═════ Listed records

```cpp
int tune_begin();
int tune_round(int r);
int tune_end(const char* path, int* n_keys);
int tune_dump(std::string* out);
int launch_splitk_reduce(const IGemmParams& p, int nsplit, hipStream_t stream);

struct FfTailParams {
  const f16* ln = nullptr;
  const float* lnp = nullptr;
  float ln_eps = 1e-5f;
  const float* csd = nullptr;
  const f16* wgg = nullptr;
  const f16* wff2 = nullptr;
  const float* bff2 = nullptr;
  const float* t = nullptr;
  const f16* wpo = nullptr;
  const f16* a16 = nullptr;
  const f16* wo = nullptr;
  const float* bo = nullptr;
  const float* ln_gamma = nullptr;
#ifdef SDMI_RC_TIMING
  long long* dbg = nullptr;
#endif
  IGemmParams epi;
};
bool ff_tail_supported(int C, int M, int rows_per_sample);
int launch_ff_tail(const FfTailParams& p, hipStream_t stream);

struct StHeadParams {
  const f16* a16 = nullptr;
  const float* x = nullptr;
  const long long* gn_acc = nullptr;
  const float* gn_gamma = nullptr; const float* gn_beta = nullptr; float gn_eps = 1e-6f;
  const f16* w_in = nullptr;
  const float* b_in = nullptr;
  float* t = nullptr;
  const float* ln_gamma = nullptr;
  float ln_eps = 1e-5f;
  const f16* wqkv = nullptr;
  const float* lnf_cs = nullptr; const float* lnf_d = nullptr;
  f16* q = nullptr; f16* k = nullptr;
  f16* vt = nullptr;
  int M = 0, B = 0, ntok = 0, ntok_pad = 0, heads = 0, dh = 0, C = 0;
  const f16* ctx_k = nullptr; const f16* ctx_vt = nullptr; int ctx_nkv = 0, ctx_nkv_pad = 0; float ctx_scale = 0.f; f16* ao_out = nullptr;
#ifdef SDMI_RC_TIMING
  long long* dbg = nullptr;
#endif
};
bool st_head_supported(int C, int M, int ntok, int ntok_pad, int heads, int dh);
int launch_st_head(const StHeadParams& p, hipStream_t stream);
int launch_st_mid(const StHeadParams& p, hipStream_t stream);

struct GnConvParams {
  const float* x0 = nullptr; const float* x1 = nullptr; int c0 = 0, c1 = 0;
  const long long* gn_acc = nullptr;
  const float* gn_gamma = nullptr; const float* gn_beta = nullptr; float gn_eps = 1e-5f;
  const f16* w = nullptr;
#ifdef SDMI_RC_TIMING
  long long* dbg = nullptr;
#endif
  IGemmParams epi;
};
bool gn_conv3_supported(int B, int H, int W, int c0, int c1, int Cout);
int launch_gn_conv3(const GnConvParams& p, hipStream_t stream);

struct AttnParams {
  const f16* q = nullptr;
  const f16* k = nullptr;
  const f16* vt = nullptr;
  f16* out = nullptr;
  int BH = 0, heads = 0, nq = 0, nkv = 0, nkv_pad = 0, d = 0;
  float scale = 1.f;
  int nw = 0;
  int causal = 0;
  int prio = 0;
  int pingpong = 0;
};
int launch_attention(const AttnParams& p, hipStream_t stream);
int launch_attention_wide(const AttnParams& p, hipStream_t stream);

struct GroupNormParams {
  const float* x0 = nullptr; const float* x1 = nullptr; int c0 = 0, c1 = 0;
  int B = 0, HW = 0;
  const float* gamma = nullptr; const float* beta = nullptr; float eps = 1e-5f;
  int silu = 0;
  int stats_only = 0;
  int skip_stats = 0;
  f16* out_f16 = nullptr;
  float* out_f32 = nullptr;
  f16* raw_f16 = nullptr;
  f16* out_lo = nullptr;
  f16* raw_lo = nullptr;
  const float* film = nullptr; int film_ld = 0;
  long long* acc = nullptr;
};
constexpr int GN_SLOTS = 8;
constexpr int GN_MAX_CALLS = 96;
constexpr int GN_WORDS = 4;
constexpr int GN_STRIDE = 16;
static inline int64_t gn_acc_words(int B) { return (int64_t)B * 32 * GN_SLOTS * GN_STRIDE; }
int launch_groupnorm(const GroupNormParams& p, hipStream_t stream);

int launch_layernorm(const float* x, const float* gamma, const float* beta, f16* out, int M, int C, float eps,
                     hipStream_t stream, float* out_f32 = nullptr);
int launch_cast_f16(const float* x, f16* out, f16* out_lo, int64_t n, hipStream_t stream);

int launch_timestep_embedding(const int64_t* t_i64, const float* t_f32, float* out, int B, int dim, hipStream_t s);
int launch_small_linear(const float* in, int ld_in, const float* w, const float* bias, float* out, int ld_out,
                        int B, int N, int K, int silu_in, hipStream_t s);
int launch_ctx1_broadcast(const f16* vt, int ld_v, f16* ao, int B, int ntok, int C, hipStream_t s);
int launch_conv_in(const float* x_nchw, const float* w, const float* bias, float* out_nhwc, int B, int Cin, int H,
                   int W, int Cout, hipStream_t s, int gn_n = 0, long long* const* gn_acc = nullptr, const int* gn_cpg = nullptr,
                   const int* gn_cbase = nullptr);
int launch_conv_out(const float* h_nhwc, const float* w_khwc, const float* bias, float* out_nchw, int B, int H, int W,
                    int Cin, int Cout, hipStream_t s);

struct DpmStepParams {
  const float* eps_model = nullptr;
  int cfg = 0; float scale = 1.f;
  const float* x = nullptr;
  const float* m_prev = nullptr;
  float alpha_s = 1.f, sigma_s = 0.f;
  float cx = 1.f, a = 0.f, inv_r0 = 0.f;
  int order = 1;
  float* m_out = nullptr;
  float* x_next = nullptr;
  int64_t n = 0;
};
int launch_dpm_step(const DpmStepParams& p, hipStream_t s);

int launch_embed_tokens(const int64_t* ids, const float* tok_emb, const float* pos_emb, float* out, int M, int L, int C,
                        int vocab, hipStream_t s);
int launch_quick_gelu(const float* x, f16* out, int64_t n, hipStream_t s);
int launch_gelu_erf(const float* x, f16* out, int64_t n, hipStream_t s);

int launch_pointwise_nchw(const float* x_nchw, const float* w, const float* bias, float* out_nchw, int B, int Cin, int Cout,
                          int HW, float in_scale, hipStream_t s);
int launch_softmax_rows(const float* S, f16* P, int rows, int cols, int lds, int ldp, float scale, hipStream_t s);

int launch_resample2(const float* x, float* o32, f16* hi, f16* lo, int B, int H, int W, int C, int dir, hipStream_t s);
int launch_vq_norms(const float* e, float* se, int n_embed, int D, hipStream_t s);
int launch_vq_quantize(const float* z, float z_scale, const float* e, const float* se, int n_embed, int D, float* zq, int* idx, int B,
                       int HW, hipStream_t s);

int launch_patch_unfold(const float* x, const float* c, float* out, int B, int Cx, int Cc, int H, int W, int kh, int kw, int sy, int sx,
                        int l0, int nl, hipStream_t s);
// ... 32 lines not shown
```

### stable-diffusion_amd/csrc/conv3halo.hip

```cpp
#include "igemm_dev.h"

namespace sdmi {
namespace {
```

══════════

### About this task
Above are the entries; count how many of their lines contain the word "Cout" and give only that number.

### Response to the task
4